Gallos Hidrocálidos de Aguascalientes
- Full name: Club de Fútbol Gallos Hidrocálidos de Aguascalientes
- Nicknames: Gallos, Gallos Hidrocálidos
- Founded: 1992; 34 years ago
- Dissolved: 2014; 12 years ago
- Ground: Estadio Municipal Aguascalientes, Aguascalientes
- Capacity: 10,000
| Home colours | Away colours |

= Gallos Hidrocálidos de Aguascalientes =

Mexican football club

Club de Fútbol Gallos Hidrocálidos de Aguascalientes was a Mexican football club based in the city of Aguascalientes, Aguascalientes.

==History==
The club was founded in 1992, when José Carmelo González, bought a franchise from the Segunda División de México which he relocated to Aguascalientes where there was no professional football club.

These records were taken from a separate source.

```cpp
static at::Tensor flatten_dense(const std::vector<at::Tensor>& ts) {
  std::vector<at::Tensor> flat;
  flat.reserve(ts.size());
  for (auto& t : ts) flat.push_back(t.contiguous().view({-1}));
// ... 83 lines not shown
  dn.def("bias_grad", &bias_grad_op);
  dn.def("gelu_bwd_bias_grad", &gelu_bwd_bias_grad_op);
  dn.def("act_bwd_bias_grad", &act_bwd_bias_grad_op);
  dn.def("gelu", &gelu_fwd_op);
  dn.def("gelu_fwd_lt", &dense_gelu_fwd_op);
  dn.def("dgelu_bgrad_lt", &dense_dgelu_bgrad_op);
  dn.def("lt_cache_clear", &lt_algo_cache_clear);
  dn.def("lt_probe", &lt_probe_op);
  dn.def("wgrad_bgrad_lt", &dense_wgrad_bgrad_op);
  dn.def("gemm4w", &gemm4w_op, py::arg("a"), py::arg("b"), py::arg("epi") = 0,
         py::arg("bias") = py::none(), py::arg("aux") = py::none(), py::arg("want_pre") = false,
         py::arg("tanh") = false, py::arg("bias_grad_dtype") = py::none());
  dn.def("gemm4w_ok", &gemm4w_ok);
  dn.def("wgrad4w", &wgrad4w_op, py::arg("dy"), py::arg("x"), py::arg("splits"),
         py::arg("out_dtype"), py::arg("out") = py::none(), py::arg("accumulate") = true);
  dn.def("wgrad4w_ok", &wgrad4w_ok);
  dn.def("wgrad4w_bias", &wgrad4w_bias_op, py::arg("dy"), py::arg("x"), py::arg("splits"),
         py::arg("out_dtype"), py::arg("out") = py::none(), py::arg("accumulate") = true,
         py::arg("bias_dtype") = at::kFloat);
  auto xe = m.def_submodule("xentropy", "fused softmax cross entropy + label smoothing");
  xe.def("forward", &xentropy_fwd_op);
  xe.def("backward", &xentropy_bwd_op);

  auto emb = m.def_submodule("emb", "deterministic embedding weight gradient (no host sync)");
  emb.def("wgrad", &embedding_wgrad_op, py::arg("idx"), py::arg("dy"), py::arg("V"),
          py::arg("padding_idx"), py::arg("out_dtype"));

  auto pool = m.def_submodule("pool", "NHWC max pooling (gather backward, no atomics)");
  pool.def("max_fwd", &maxpool2d_nhwc_fwd_op);
  pool.def("max_bwd", &maxpool2d_nhwc_bwd_op);
  pool.def("max_bwd_bn", &maxpool2d_nhwc_bwd_bn_op, py::arg("dy"), py::arg("idx"), py::arg("H"),
           py::arg("W"), py::arg("x"), py::arg("mean"), py::arg("invstd"),
           py::arg("weight") = py::none(), py::arg("bias") = py::none());
  pool.def("gap_bwd", &gap_nhwc_bwd_op, py::arg("dy"), py::arg("H"), py::arg("W"));
  pool.def("max_fwd_bn", &maxpool2d_nhwc_bn_fwd_op);
  auto conv = m.def_submodule("conv", "MFMA implicit-GEMM convolutions (NHWC bf16)");
  conv.def("conv_fwd", &conv_nhwc_fwd_op, py::arg("x"), py::arg("w"), py::arg("stride") = 1);
  conv.def("conv_fwd_bnbwd", &conv_nhwc_fwd_bnbwd_op, py::arg("dy"), py::arg("w"),
           py::arg("add"), py::arg("x"), py::arg("rmask"), py::arg("mean"), py::arg("invstd"),
           py::arg("bn_weight"), py::arg("bn_bias"), py::arg("relu_mode"),
           py::arg("add_stride2") = false);
  conv.def("conv_fwd_stats", &conv_nhwc_fwd_stats_op, py::arg("x"), py::arg("w"),
           py::arg("stride") = 1, py::arg("shift") = py::none());
  conv.def("recompute_1x1_ok", &conv1x1_recompute_ok_op, py::arg("M"), py::arg("Cin"),
           py::arg("Cout"));
  conv.def("conv1x1_stats_only", &conv1x1_stats_only_op, py::arg("x"), py::arg("w"),
           py::arg("shift") = py::none());
  conv.def("conv1x1_bn_apply", &conv1x1_bn_apply_op, py::arg("x"), py::arg("w"), py::arg("x3"),
           py::arg("mean"), py::arg("invstd"), py::arg("bn_weight"), py::arg("bn_bias"),
           py::arg("z"));
  conv.def("conv1x1_bn_bwd", &conv1x1_bn_bwd_op, py::arg("x"), py::arg("w"), py::arg("g"),
           py::arg("mean"), py::arg("invstd"), py::arg("bn_weight"), py::arg("sum_dy"),
           py::arg("sum_dy_xmu"), py::arg("count"));
  conv.def("conv_dgrad_s2", &conv_nhwc_dgrad_s2_op);
  conv.def("conv_dgrad_s2_bnbwd", &conv_nhwc_dgrad_s2_bnbwd_op, py::arg("dy"), py::arg("wt"),
           py::arg("H"), py::arg("W"), py::arg("x"), py::arg("rmask"), py::arg("mean"),
           py::arg("invstd"), py::arg("bn_weight"), py::arg("bn_bias"), py::arg("relu_mode"));
  conv.def("conv_wgrad", &conv_nhwc_wgrad_op, py::arg("dy"), py::arg("x"), py::arg("out_dtype"),
           py::arg("algo") = 0, py::arg("stride") = 1, py::arg("ksize") = 3,
           py::arg("out") = py::none(), py::arg("accumulate") = true);
  conv.def("splitk_reduce", &splitk_reduce_op, py::arg("part"), py::arg("out_dtype"),
           py::arg("out") = py::none(), py::arg("accumulate") = true);
  conv.def("stem_pad", &stem_pad_op);
  conv.def("stem_fwd", &stem_fwd_op);
  conv.def("stem_fwd_stats", &stem_fwd_stats_op, py::arg("xp"), py::arg("wk"),
           py::arg("shift") = py::none());
// ... 102 lines not shown
```

csrc/torch/pool_ops.cpp:

```cpp
#include <cstdlib>
#include "pool_ops.h"

#include "common.h"

namespace amd {

namespace {
int64_t out_size(int64_t in, int64_t k, int64_t s, int64_t p) { return (in + 2 * p - k) / s + 1; }
}

std::tuple<at::Tensor, at::Tensor> maxpool2d_nhwc_fwd_op(at::Tensor x, int64_t k, int64_t s,
                                                         int64_t p) {
  return maxpool2d_nhwc_bn_fwd_op(x, c10::nullopt, c10::nullopt, c10::nullopt, c10::nullopt, k, s,
                                  p);
}

std::tuple<at::Tensor, at::Tensor> maxpool2d_nhwc_bn_fwd_op(
    at::Tensor x, c10::optional<at::Tensor> mean, c10::optional<at::Tensor> invstd,
    c10::optional<at::Tensor> w, c10::optional<at::Tensor> b, int64_t k, int64_t s, int64_t p) {
  c10::NoGradGuard no_grad_;
  auto f32 = [&](const c10::optional<at::Tensor>& t) -> const float* {
    if (!t.has_value() || !t->defined()) return nullptr;
    TORCH_CHECK(t->scalar_type() == at::kFloat && t->is_contiguous() && t->is_cuda() &&
                    t->numel() == x.size(1),
// ... 2 lines not shown
  };
  const float* mp = f32(mean);
  const float* ip = f32(invstd);
  TORCH_CHECK((mp == nullptr) == (ip == nullptr), "maxpool BN: mean and invstd go together");
  TORCH_CHECK(x.is_cuda() && x.dim() == 4, "maxpool2d_nhwc: 4-D GPU tensor expected");
  TORCH_CHECK(k >= 1 && k <= 15 && s >= 1 && p >= 0 && p <= k / 2, "unsupported pool geometry");
  x = x.contiguous(at::MemoryFormat::ChannelsLast);
  const int64_t N = x.size(0), C = x.size(1), H = x.size(2), W = x.size(3);
  const int64_t OH = out_size(H, k, s, p), OW = out_size(W, k, s, p);
  TORCH_CHECK(OH > 0 && OW > 0, "pool output is empty");
  auto opt = x.options().memory_format(at::MemoryFormat::ChannelsLast);
  at::Tensor y = at::empty({N, C, OH, OW}, opt);
  at::Tensor idx = at::empty({N, C, OH, OW}, opt.dtype(at::kByte));
  maxpool2d_nhwc_fwd(x.data_ptr(), dtype_of(x), y.data_ptr(), idx.data_ptr<uint8_t>(), (int)N,
                     (int)H, (int)W, (int)C, (int)OH, (int)OW, (int)k, (int)s, (int)p,
                     cur_stream(), mp, ip, f32(w), f32(b));
  return {y, idx};
}

at::Tensor maxpool2d_nhwc_bwd_op(at::Tensor dy, at::Tensor idx, int64_t H, int64_t W, int64_t k,
                                 int64_t s, int64_t p) {
  c10::NoGradGuard no_grad_;
  dy = dy.contiguous(at::MemoryFormat::ChannelsLast);
  idx = idx.contiguous(at::MemoryFormat::ChannelsLast);
  const int64_t N = dy.size(0), C = dy.size(1), OH = dy.size(2), OW = dy.size(3);
  TORCH_CHECK(idx.sizes() == dy.sizes() && idx.scalar_type() == at::kByte, "bad pool index");
  at::Tensor dx = at::empty({N, C, H, W}, dy.options().memory_format(at::MemoryFormat::ChannelsLast));
  maxpool2d_nhwc_bwd(dy.data_ptr(), idx.data_ptr<uint8_t>(), dtype_of(dy), dx.data_ptr(), (int)N,
                     (int)H, (int)W, (int)C, (int)OH, (int)OW, (int)k, (int)s, (int)p,
                     cur_stream());
  return dx;
}
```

The club played its last tournament in 2000-2001 when the Governor of Aguascalientes bought the Primera División de México franchise Necaxa, with its national following, and relocated it from Mexico City to the city of Aguascalientes, Aguascalientes. Gallos Hidrocálidos de Aguascalientes was then moved to Guadalajara, Jalisco and sold to Chivas, and changed its name to F.C. Tapatío de Guadalajara, affiliated to Chivas.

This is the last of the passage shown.